Kelemen dismissed the idea that no deal is better than a bad deal. “I find it totally non-plausible,” he said. “For instance, in a strict reading of what no deal would mean, then quite literally planes could not fly from the U.K. to the EU if they didn’t reach at least a side deal on aviation, because the whole regulatory structure governing aviation safety is governed by EU rules. They couldn’t get some of the [medicines] they need for cancer treatments that are governed [by EU rules]. You could go through all the different sectors where no deal would be a disaster.”
Kelemen agreed with Gomes that the U.K. has few options. “They’re going to have to take Brexit more or less on the terms the EU is willing to offer if they don’t want an economic disaster.”
A Job Nobody Wants
The three experts agreed that although May faces a threat to her leadership, there is no alternative leader in sight, or anyone who might want to take her job at this stage. “She’s holding the poisoned chalice at this point,” said Gomes. “Nobody’s going to take it away from her unless they’re really dumb.”

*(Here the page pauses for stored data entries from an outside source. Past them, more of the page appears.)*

# OPTML-Group/Unlearn-Saliency

Hardware: AMD Instinct MI355X
Metric: unlearn_steps_per_sec (ResNet-18/CIFAR-10 10%-forget, RL + SalUn mask, batch 256/GPU) (higher is better)
Workload: dtype f32

## Files before the change

### include/salun.h

```cpp
#ifndef SALUN_H
#define SALUN_H

#include <stddef.h>
#include <stdint.h>

#ifdef __cplusplus
extern "C" {
#endif

#define SALUN_OK 0
#define SALUN_EINVAL (-22)
#define SALUN_ENOSPC (-28)
#define SALUN_EIO (-5)

#define SALUN_MAX_THRESHOLDS 16

typedef void *salun_stream_t;

int salun_version(void);
const char *salun_strerror(int code);
const char *salun_arch(void);
int salun_clock_probe(unsigned long long *out , int samples, int spins, salun_stream_t stream);

int salun_saliency_accumulate(float *acc , const float *g ,
// ... 64 lines not shown
                     void *ws , size_t ws_bytes, salun_stream_t stream);

int salun_fim_square_accumulate(float *F , float *tmp , double n_data,
                                int64_t n, salun_stream_t stream);

int salun_conv2d_forward(const float *x , const float *w , const float *bias ,
                         float *y , int N, int C, int H, int W, int K, int R, int stride, int pad,
                         int P, int Q, salun_stream_t stream);
int salun_conv2d_forward_fused(const float *x , const float *w , const float *bias ,
                               const float *nbias , const float *addend ,
                               float *y , int N, int C, int H, int W, int K, int R, int stride, int pad,
                               int P, int Q, void *ws , size_t ws_bytes, salun_stream_t stream);
size_t salun_conv2d_data_workspace_bytes(int N, int outC, int outH, int outW, int R, int conv_stride);
int salun_conv2d_backward_data_ws(const float *dy , const float *w , const float *addend ,
                                  float *dx , int N, int C, int H, int W, int K, int R, int stride, int pad,
                                  int P, int Q, void *ws , size_t ws_bytes, salun_stream_t stream);
int salun_conv2d_backward_data(const float *dy , const float *w , float *dx , int N, int C,
                               int H, int W, int K, int R, int stride, int pad, int P, int Q,
                               salun_stream_t stream);
int salun_conv2d_backward_data_add(const float *dy , const float *w , const float *addend ,
                                   float *dx , int N, int C, int H, int W, int K, int R, int stride, int pad,
                                   int P, int Q, salun_stream_t stream);
size_t salun_channel_sum_workspace_bytes(int N, int K);
int salun_channel_sum(const float *dy , float *out , int N, int K, int HW, int accumulate,
                      void *ws , size_t ws_bytes, salun_stream_t stream);
size_t salun_conv2d_wgrad_workspace_bytes(int N, int C, int K, int R, int P, int Q);
int salun_conv2d_backward_weight(const float *x , const float *dy , float *dw , int N, int C,
                                 int H, int W, int K, int R, int stride, int pad, int P, int Q, int accumulate,
                                 void *ws , size_t ws_bytes, salun_stream_t stream);
#define SALUN_WGRAD_SHARED 1u
int salun_conv2d_backward_weight_ex(const float *x , const float *dy , float *dw , int N, int C,
                                    int H, int W, int K, int R, int stride, int pad, int P, int Q, int accumulate,
                                    unsigned flags, void *ws , size_t ws_bytes, salun_stream_t stream);
#define SALUN_ROUTE_FORWARD 0
#define SALUN_ROUTE_BACKWARD_DATA 1
#define SALUN_ROUTE_BACKWARD_WEIGHT 2
#define SALUN_ROUTE_EPI 2u
#define SALUN_ROUTE_W_UNALIGNED 4u
#define SALUN_ROUTE_OUT_UNALIGNED 8u
#define SALUN_ROUTE_IN_UNALIGNED 16u
int salun_conv2d_route(int direction, int N, int C, int H, int W, int K, int R, int stride, int pad, int P, int Q,
                       unsigned flags, size_t ws_bytes, char *buf, size_t buflen, int *nsplit );

size_t salun_conv3x3_pack_bytes(int K, int C, int dgrad);
#define SALUN_PACK_MAX_JOBS 32
typedef struct {
  const float *w;
  float *img_fwd;
  float *img_dgrad;
  int32_t K, C;
} salun_pack_job_t;
int salun_conv3x3_pack_weights(const salun_pack_job_t *jobs , int njobs, salun_stream_t stream);
int salun_conv3x3_packed(const float *x , const float *img , const float *bias ,
                         const float *nbias , const float *addend , float *y ,
                         int N, int Cred, int H, int W, int Kout, int cfg, salun_stream_t stream);

int salun_conv2d_bf16_supported(int C, int K, int R, int stride, int pad);
int salun_conv2d_bf16_pack_weights(const float *w , uint16_t *wp , int K, int C, int R,
                                   salun_stream_t stream);
#define SALUN_BF16_PACK_MAX_JOBS 64
typedef struct {
  const float *w;
  uint16_t *wp;
  int32_t K, C, R, transposed;
} salun_bf16_pack_job_t;
int salun_bf16_pack_weights_batch(const salun_bf16_pack_job_t *jobs, int n, salun_stream_t stream);
// ... 248 lines not shown
```

### unlearn_saliency_amd/_lib.py

```python
from __future__ import annotations

import ctypes
import os
import subprocess

_HERE = os.path.dirname(os.path.abspath(__file__))
LIB_PATH = os.environ.get("SALUN_LIB") or os.path.join(_HERE, "libsalun.so")
CSRC_DIR = os.path.join(_HERE, "csrc")

SALUN_OK = 0
SALUN_EINVAL = -22
SALUN_ENOSPC = -28
SALUN_EIO = -5
SALUN_MAX_THRESHOLDS = 16
SALUN_TOPK_FORCE_FULL_SCAN = 1
SALUN_TOPK_VALUES_ONLY = 2
SALUN_WGRAD_SHARED = 1

c_void_p, c_int, c_int64, c_uint64 = ctypes.c_void_p, ctypes.c_int, ctypes.c_int64, ctypes.c_uint64
c_double, c_size_t = ctypes.c_double, ctypes.c_size_t

class GemmSeg(ctypes.Structure):
    _fields_ = [("A", c_void_p), ("B", c_void_p), ("K", ctypes.c_int32), ("a_i", ctypes.c_int32),
                ("a_k", ctypes.c_int32), ("b_j", ctypes.c_int32), ("b_k", ctypes.c_int32)]
# ... 52 lines not shown
                                       c_double, c_double, c_double, c_double, c_double, c_double, c_int, c_int64,
                                       c_void_p]),
    "salun_adam_coefficients": (c_int, [c_void_p, c_double, c_double, c_double, c_void_p, c_void_p]),
    "salun_masked_adam_step_coef": (c_int, [c_void_p, c_void_p, c_void_p, c_void_p, c_void_p, c_void_p, c_double,
                                            c_double, c_void_p, c_double, c_double, c_double, c_double, c_int64,
                                            c_void_p]),
    "salun_adam_ema_step": (c_int, [c_void_p, c_void_p, c_void_p, c_void_p, c_void_p, c_void_p, c_void_p, c_double,
                                    c_double, c_double, c_double, c_double, c_double, c_double, c_double, c_int, c_int64,
                                    c_void_p]),
    "salun_adam_ema_step_coef": (c_int, [c_void_p, c_void_p, c_void_p, c_void_p, c_void_p, c_void_p, c_void_p, c_double,
                                         c_double, c_void_p, c_double, c_double, c_double, c_double, c_double, c_int64,
                                         c_void_p]),
    "salun_qsample": (c_int, [c_void_p, c_void_p, c_void_p, c_void_p, c_void_p, c_int64, c_void_p, c_int64, c_int64,
                              c_void_p]),
    "salun_sqerr_workspace_bytes": (c_size_t, [c_int64, c_int64]),
    "salun_sqerr_loss": (c_int, [c_void_p, c_void_p, c_int64, c_int64, c_double, c_void_p, c_void_p, c_void_p,
                                 c_void_p, c_size_t, c_void_p]),
    "salun_fim_square_accumulate": (c_int, [c_void_p, c_void_p, c_double, c_int64, c_void_p]),
    "salun_conv2d_forward": (c_int, [c_void_p, c_void_p, c_void_p, c_void_p] + [c_int] * 10 + [c_void_p]),
    "salun_conv2d_forward_fused": (c_int, [c_void_p] * 6 + [c_int] * 10 + [c_void_p, c_size_t, c_void_p]),
    "salun_conv2d_data_workspace_bytes": (c_size_t, [c_int] * 6),
    "salun_conv2d_backward_data_ws": (c_int, [c_void_p] * 4 + [c_int] * 10 + [c_void_p, c_size_t, c_void_p]),
    "salun_conv2d_backward_data": (c_int, [c_void_p, c_void_p, c_void_p] + [c_int] * 10 + [c_void_p]),
    "salun_channel_sum_workspace_bytes": (c_size_t, [c_int] * 2),
    "salun_channel_sum": (c_int, [c_void_p, c_void_p] + [c_int] * 4 + [c_void_p, c_size_t, c_void_p]),
    "salun_conv2d_wgrad_workspace_bytes": (c_size_t, [c_int] * 6),
    "salun_conv3x3_pack_bytes": (c_size_t, [c_int] * 3),
    "salun_conv3x3_pack_weights": (c_int, [c_void_p, c_int, c_void_p]),
    "salun_conv3x3_packed": (c_int, [c_void_p] * 6 + [c_int] * 6 + [c_void_p]),
    "salun_conv2d_backward_weight": (c_int, [c_void_p, c_void_p, c_void_p] + [c_int] * 11 + [c_void_p, c_size_t,
                                                                                          c_void_p]),
    "salun_conv2d_backward_weight_ex": (c_int, [c_void_p, c_void_p, c_void_p] + [c_int] * 11 + [ctypes.c_uint, c_void_p,
                                                                                                 c_size_t, c_void_p]),
    "salun_conv2d_route": (c_int, [c_int] * 11 + [ctypes.c_uint, c_size_t, ctypes.c_char_p, c_size_t,
                                   ctypes.POINTER(c_int)]),
    "salun_conv2d_bf16_supported": (c_int, [c_int] * 5),
    "salun_conv2d_bf16_pack_weights": (c_int, [c_void_p, c_void_p, c_int, c_int, c_int, c_void_p]),
    "salun_bf16_pack_weights_batch": (c_int, [c_void_p, c_int, c_void_p]),
    "salun_conv2d_bf16_data_workspace_bytes": (c_size_t, [c_int] * 8),
    "salun_conv2d_bf16_forward": (c_int, [c_void_p] * 6 + [c_int] * 8 + [c_void_p, c_size_t, c_void_p]),
    "salun_conv2d_bf16_backward_data": (c_int, [c_void_p] * 4 + [c_int] * 8 + [c_void_p, c_size_t, c_void_p]),
    "salun_conv2d_bf16_wgrad_workspace_bytes": (c_size_t, [c_int] * 8),
    "salun_conv2d_bf16_backward_weight": (c_int, [c_void_p] * 4 + [c_int] * 9 + [c_void_p, c_size_t, c_void_p]),
    "salun_colsum_bf16_workspace_bytes": (c_size_t, [c_int]),
    "salun_colsum_bf16": (c_int, [c_void_p, c_void_p, c_void_p, c_int64, c_int, c_int, c_int, c_void_p, c_size_t, c_void_p]),
    "salun_conv2d_bf16_backward_weight_ex": (c_int, [c_void_p] * 5 + [c_int] * 9 + [c_void_p, c_size_t, c_void_p]),
    "salun_gn_bf16_workspace_bytes": (c_size_t, [c_int] * 4),
    "salun_gn_bf16_forward": (c_int, [c_void_p] * 6 + [c_int] * 4 + [c_double, c_int, c_void_p, c_size_t, c_void_p]),
    "salun_gn_bf16_backward": (c_int, [c_void_p] * 8 + [c_int] * 6 + [c_void_p, c_size_t, c_void_p]),
    "salun_attn_supported": (c_int, [c_int]),
    "salun_attn_forward": (c_int, [c_void_p] * 5 + [c_int] * 5 + [ctypes.c_longlong, c_int] * 4 + [c_double, c_void_p]),
    "salun_attn_backward": (c_int, [c_void_p] * 10 + [c_int] * 5 + [ctypes.c_longlong, c_int] * 5 + [c_double, c_void_p]),
    "salun_ln_bf16_workspace_bytes": (c_size_t, [c_int64, c_int]),
    "salun_ln_bf16_forward": (c_int, [c_void_p] * 5 + [c_int64, c_int, c_double, c_void_p]),
    "salun_ln_bf16_backward": (c_int, [c_void_p] * 7 + [c_int64, c_int, c_int, c_void_p, c_size_t, c_void_p]),
    "salun_geglu_bf16_forward": (c_int, [c_void_p, c_void_p, c_int64, c_int, c_void_p]),
    "salun_geglu_bf16_backward": (c_int, [c_void_p, c_void_p, c_void_p, c_int64, c_int, c_void_p]),
    "salun_bn_workspace_bytes": (c_size_t, [c_int]),
    "salun_bn_forward": (c_int, [c_void_p] * 10 + [c_int] * 4 + [c_double, c_double, c_int, c_void_p, c_size_t, c_void_p]),
    "salun_bn_backward": (c_int, [c_void_p] * 12 + [c_int] * 5 + [c_void_p, c_size_t, c_void_p]),
    "salun_conv2d_backward_data_add": (c_int, [c_void_p] * 4 + [c_int] * 10 + [c_void_p]),
    "salun_gn_workspace_bytes": (c_size_t, [c_int, c_int]),
    "salun_gn_forward": (c_int, [c_void_p] * 6 + [c_int] * 4 + [c_double, c_int, c_void_p]),
    "salun_gn_backward": (c_int, [c_void_p] * 11 + [c_int] * 5 + [c_void_p, c_size_t, c_void_p]),
    "salun_gn_backward_fused": (c_int, [c_void_p] * 15 + [c_int] * 5 + [c_void_p, c_size_t, c_void_p]),
    "salun_param_diff": (c_int, [c_void_p, c_void_p, c_void_p, c_int64, c_void_p]),
# ... 102 lines not shown
```

### unlearn_saliency_amd/csrc/salun_conv.hip

```cpp
#include "salun_common.h"
#include "salun_conv_plan.h"
#include <mutex>
#include <type_traits>
#include <unordered_set>

int salun_ring_wgrad_launch(const float *x, const float *dy, float *part, int N, int C, int H, int W, int K, int nsplit,
                            int nchunks, hipStream_t st);

namespace {

typedef float f32x16 __attribute__((ext_vector_type(16)));

struct PatchPos {
  int goff;
  int loff;
  int valid;
};

__device__ __forceinline__ void tile_origin(int tile, int NI, int TP, int tiles_per_img, int &n0, int &p0) {
  if (NI > 1) { n0 = tile * NI; p0 = 0; }
  else { n0 = tile / tiles_per_img; p0 = (tile - n0 * tiles_per_img) * TP; }
}

struct LanePix {
// ... 392 lines not shown
#pragma unroll
      for (int t = 0; t < KT; ++t) a_cur[t] = a_nxt[t];
    }
  }

  const int n_out = n0 + lp.ni;
  const int h_out = (p0 + lp.p) * g.os + g.ph, w_out = lp.q * g.os + g.pw;
  if (n_out < g.N) {
#pragma unroll
    for (int t = 0; t < KT; ++t) {
      const int kbase = k0 + (wk * KT + t) * 32 + 4 * hi;
      const size_t obase = (((size_t)n_out * g.yC + kbase) * g.yH + h_out) * g.yW + w_out;
      const size_t kstride = (size_t)g.yH * g.yW;
      float bv[16];
      const int klast = g.yC - 1 - kbase;
      if (g.bias) {
#pragma unroll
        for (int v = 0; v < 16; ++v)
          bv[v] = g.bias[obase + (long long)acc_row_clamped(v, klast, kbase) * (long long)kstride];
      }
#pragma unroll
      for (int v = 0; v < 16; ++v) {
        const int kr = acc_row(v);
        if (kbase + kr < g.yC) {
          float o = acc[t][v];
          if (g.bias) o += bv[v];
          g.y[obase + kr * kstride] = o;
        }
      }
    }
  }
}
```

“If Theresa May goes, who will replace her?” asked Egan. “Who wants to take on the baggage of this negotiation process at this stage where Britain is really caving in to a lot of demands?”
“Who wants to take on the baggage of this negotiation process at this stage where Britain is really caving in to a lot of demands?”–Michelle Egan
Meanwhile, the controversy over how Britain is handling the Brexit process has hurt its image, said Gomes. “Everybody in Europe looked up to the U.K. as the arbiter – that one country they could trust, when you have the grievance with France or Germany. It’s just over, at least for the foreseeable future.”

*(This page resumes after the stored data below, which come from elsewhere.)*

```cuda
static int launch_planar(const B2BChainParams& p, int L, const float* packed, int invmask, bool mvn,
                                  cudaStream_t stream) {
  B2BChainParams q = p;
  q.scratch_off = -1;
  if (!(q.D == 32 || q.D == 64 || q.D == 128) || L < 1 || L > HP_MAX_L) return B2B_EUNSUPPORTED;
  if (v1_check_io(q) != 0) return B2B_EUNSUPPORTED;
  V1Geom g;
  const size_t pf = (size_t)((2 * L * q.D + 2 * L + 3) & ~3) + (mvn ? 2 * q.D + 4 : 0) +
                    ((!packed && invmask != 0) ? (size_t)L * PT_FLOATS : 0);
  const int rc = v1_geometry(q.D, q.N, hp_warps(q.D), 32, pf, g);
  if (rc != 0) return rc;
  CUtensorMap mx, my;
  if (!make_maps(q, g.cols, &mx, &my, &g.extra.tma3d)) return B2B_EUNSUPPORTED;
  if (q.D == 128) return dispatch<128, 8>(L, q, g, mx, my, packed, invmask, mvn, stream);
  if (q.D == 64) return dispatch<64, 12>(L, q, g, mx, my, packed, invmask, mvn, stream);
  return dispatch<32, 16>(L, q, g, mx, my, packed, invmask, mvn, stream);
}

}

int b2b_planar_const_grid_size(const B2BChainParams& p) {
  using namespace b2b;
  if (!(p.D == 32 || p.D == 64 || p.D == 128)) return 0;
  V1Geom g;
  if (v1_geometry(p.D, p.N, hp_warps(p.D), 32, 0, g) != 0) return 0;
  return g.grid;
}

int b2b_launch_planar_hostparams(const B2BChainParams& p, int L, const float* packed, int invmask,
                                 cudaStream_t stream) {
  return b2b::launch_planar(p, L, packed, invmask, false, stream);
}

int b2b_planar_const_layers(const B2BChainParams& p) {
  using namespace b2b;
  if (!(p.D == 32 || p.D == 64 || p.D == 128) || p.L < 1) return 0;
  const bool mvn = p.layers[p.L - 1].kind == B2B_MVNORMAL_DIAG;
  const int n = p.L - (mvn ? 1 : 0);
  if (n < 1 || n > HP_MAX_L) return 0;
  for (int l = 0; l < n; ++l) {
    if (p.layers[l].kind != B2B_PLANAR) return 0;
    if (mvn && !p.layers[l].inverse) return 0;
  }
  if (v1_check_io(p) != 0) return 0;
  return n;
}

int b2b_launch_planar_chain_const(const B2BChainParams& p, cudaStream_t stream) {
  using namespace b2b;
  const int n = b2b_planar_const_layers(p);
  if (n == 0) return B2B_EUNSUPPORTED;
  int invmask = 0;
  for (int l = 0; l < n; ++l)
    if (p.layers[l].inverse) invmask |= 1 << l;
  return launch_planar(p, n, nullptr, invmask, p.L > n, stream);
}
```

bijectors.jl_b200/csrc/b2b_v1_pipeline.cuh:

```cuda
#pragma once
#include <cuda.h>
#include <cuda_runtime.h>

#include <cstdlib>
#include <mutex>

#include "b2b_device.cuh"

namespace b2b {

__device__ __forceinline__ uint32_t smem_u32(const void* p) {
  return static_cast<uint32_t>(__cvta_generic_to_shared(p));
}
__device__ __forceinline__ void mbar_init(uint32_t bar, uint32_t count) {
  asm volatile("mbarrier.init.shared::cta.b64 [%0], %1;" ::"r"(bar), "r"(count));
}
__device__ __forceinline__ void mbar_expect_tx(uint32_t bar, uint32_t bytes) {
  asm volatile("mbarrier.arrive.expect_tx.shared::cta.b64 _, [%0], %1;" ::"r"(bar), "r"(bytes) : "memory");
}
__device__ __forceinline__ void mbar_wait(uint32_t bar, uint32_t parity) {
  asm volatile(
      "{\n"
      ".reg .pred P1;\n"
      "B2B_WAIT:\n"
      "mbarrier.try_wait.parity.shared::cta.b64 P1, [%0], %1;\n"
      "@P1 bra B2B_DONE;\n"
      "bra B2B_WAIT;\n"
      "B2B_DONE:\n"
      "}\n" ::"r"(bar),
      "r"(parity)
      : "memory");
}
__device__ __forceinline__ void tma_load_2d(uint32_t dst, const CUtensorMap* map, int c0, int c1, uint32_t bar) {
  asm volatile(
      "cp.async.bulk.tensor.2d.shared::cluster.global.mbarrier::complete_tx::bytes [%0], [%1, {%2, %3}], [%4];" ::"r"(dst),
      "l"(reinterpret_cast<uint64_t>(map)), "r"(c0), "r"(c1), "r"(bar)
      : "memory");
}
__device__ __forceinline__ void tma_store_2d(const CUtensorMap* map, int c0, int c1, uint32_t src, uint64_t pol) {
  asm volatile("cp.async.bulk.tensor.2d.global.shared::cta.bulk_group.L2::cache_hint [%0, {%1, %2}], [%3], %4;" ::"l"(
                   reinterpret_cast<uint64_t>(map)),
               "r"(c0), "r"(c1), "r"(src), "l"(pol)
               : "memory");
}
__device__ __forceinline__ void tma_load_3d(uint32_t dst, const CUtensorMap* map, int c0, int c1, int c2, uint32_t bar) {
  asm volatile(
      "cp.async.bulk.tensor.3d.shared::cluster.global.mbarrier::complete_tx::bytes [%0], [%1, {%2, %3, %4}], [%5];" ::"r"(dst),
      "l"(reinterpret_cast<uint64_t>(map)), "r"(c0), "r"(c1), "r"(c2), "r"(bar)
      : "memory");
}
__device__ __forceinline__ void tma_store_3d(const CUtensorMap* map, int c0, int c1, int c2, uint32_t src, uint64_t pol) {
  asm volatile("cp.async.bulk.tensor.3d.global.shared::cta.bulk_group.L2::cache_hint [%0, {%1, %2, %3}], [%4], %5;" ::"l"(
                   reinterpret_cast<uint64_t>(map)),
               "r"(c0), "r"(c1), "r"(c2), "r"(src), "l"(pol)
               : "memory");
}
__device__ __forceinline__ uint64_t l2_evict_first() {
  uint64_t p;
  asm volatile("createpolicy.fractional.L2::evict_first.b64 %0, 1.0;" : "=l"(p));
  return p;
}
__device__ __forceinline__ void mbar_arrive(uint32_t bar) {
  asm volatile("mbarrier.arrive.shared::cta.b64 _, [%0];" ::"r"(bar) : "memory");
}
__device__ __forceinline__ void bulk_load_1d(uint32_t dst, const void* src, uint32_t bytes, uint32_t bar) {
  asm volatile("cp.async.bulk.shared::cluster.global.mbarrier::complete_tx::bytes [%0], [%1], %2, [%3];" ::"r"(dst),
               "l"(reinterpret_cast<uint64_t>(src)), "r"(bytes), "r"(bar)
               : "memory");
}
__device__ __forceinline__ void tma_commit() { asm volatile("cp.async.bulk.commit_group;" ::: "memory"); }
__device__ __forceinline__ void tma_wait_read0() { asm volatile("cp.async.bulk.wait_group.read 0;" ::: "memory"); }
__device__ __forceinline__ void tma_wait_all0() { asm volatile("cp.async.bulk.wait_group 0;" ::: "memory"); }
__device__ __forceinline__ void fence_proxy_async() { asm volatile("fence.proxy.async.shared::cta;" ::: "memory"); }
__device__ __forceinline__ void fence_mbar_init() { asm volatile("fence.mbarrier_init.release.cluster;" ::: "memory"); }
__device__ __forceinline__ void flag_store_release(int* p, int v) {
  asm volatile("st.release.cta.shared::cta.s32 [%0], %1;" ::"r"(smem_u32(p)), "r"(v) : "memory");
}
__device__ __forceinline__ int flag_load_acquire(const int* p) {
  int v;
  asm volatile("ld.acquire.cta.shared::cta.s32 %0, [%1];" : "=r"(v) : "r"(smem_u32(p)) : "memory");
  return v;
}
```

Meanwhile, public opinion has “almost solidified on both sides,” said Egan, pointing to polls that showed people are “not impressed with the way this government is negotiating on the behalf of the British public.” At the same time, British citizens are not likely to change their referendum mindset and want to remain in the EU, said Kelemen. “Probably most EU leaders … would be happy to see the U.K. change its mind. [But] I don’t think that’s going to happen.”
Unfinished Agenda
Egan saw “the next big crisis” coming up in October, at the European Council meeting, “where Theresa May will need to have a deal to take back to the British Parliament.” The other issue, she added, is the ability of the May government to survive in the face of challenges from hard-line Brexiteers who oppose her soft approach to breaking off from the EU.
According to Egan, the largest issue that remains unresolved is how to treat Ireland as an island in matters relating to border controls, market access and the Good Friday Agreement, the 1998 peace accord between the British and Irish governments. Regarding how Ireland would be treated in matters relating to customs checks, Kelemen added: “If you leave the single market, you have to have checks somewhere.”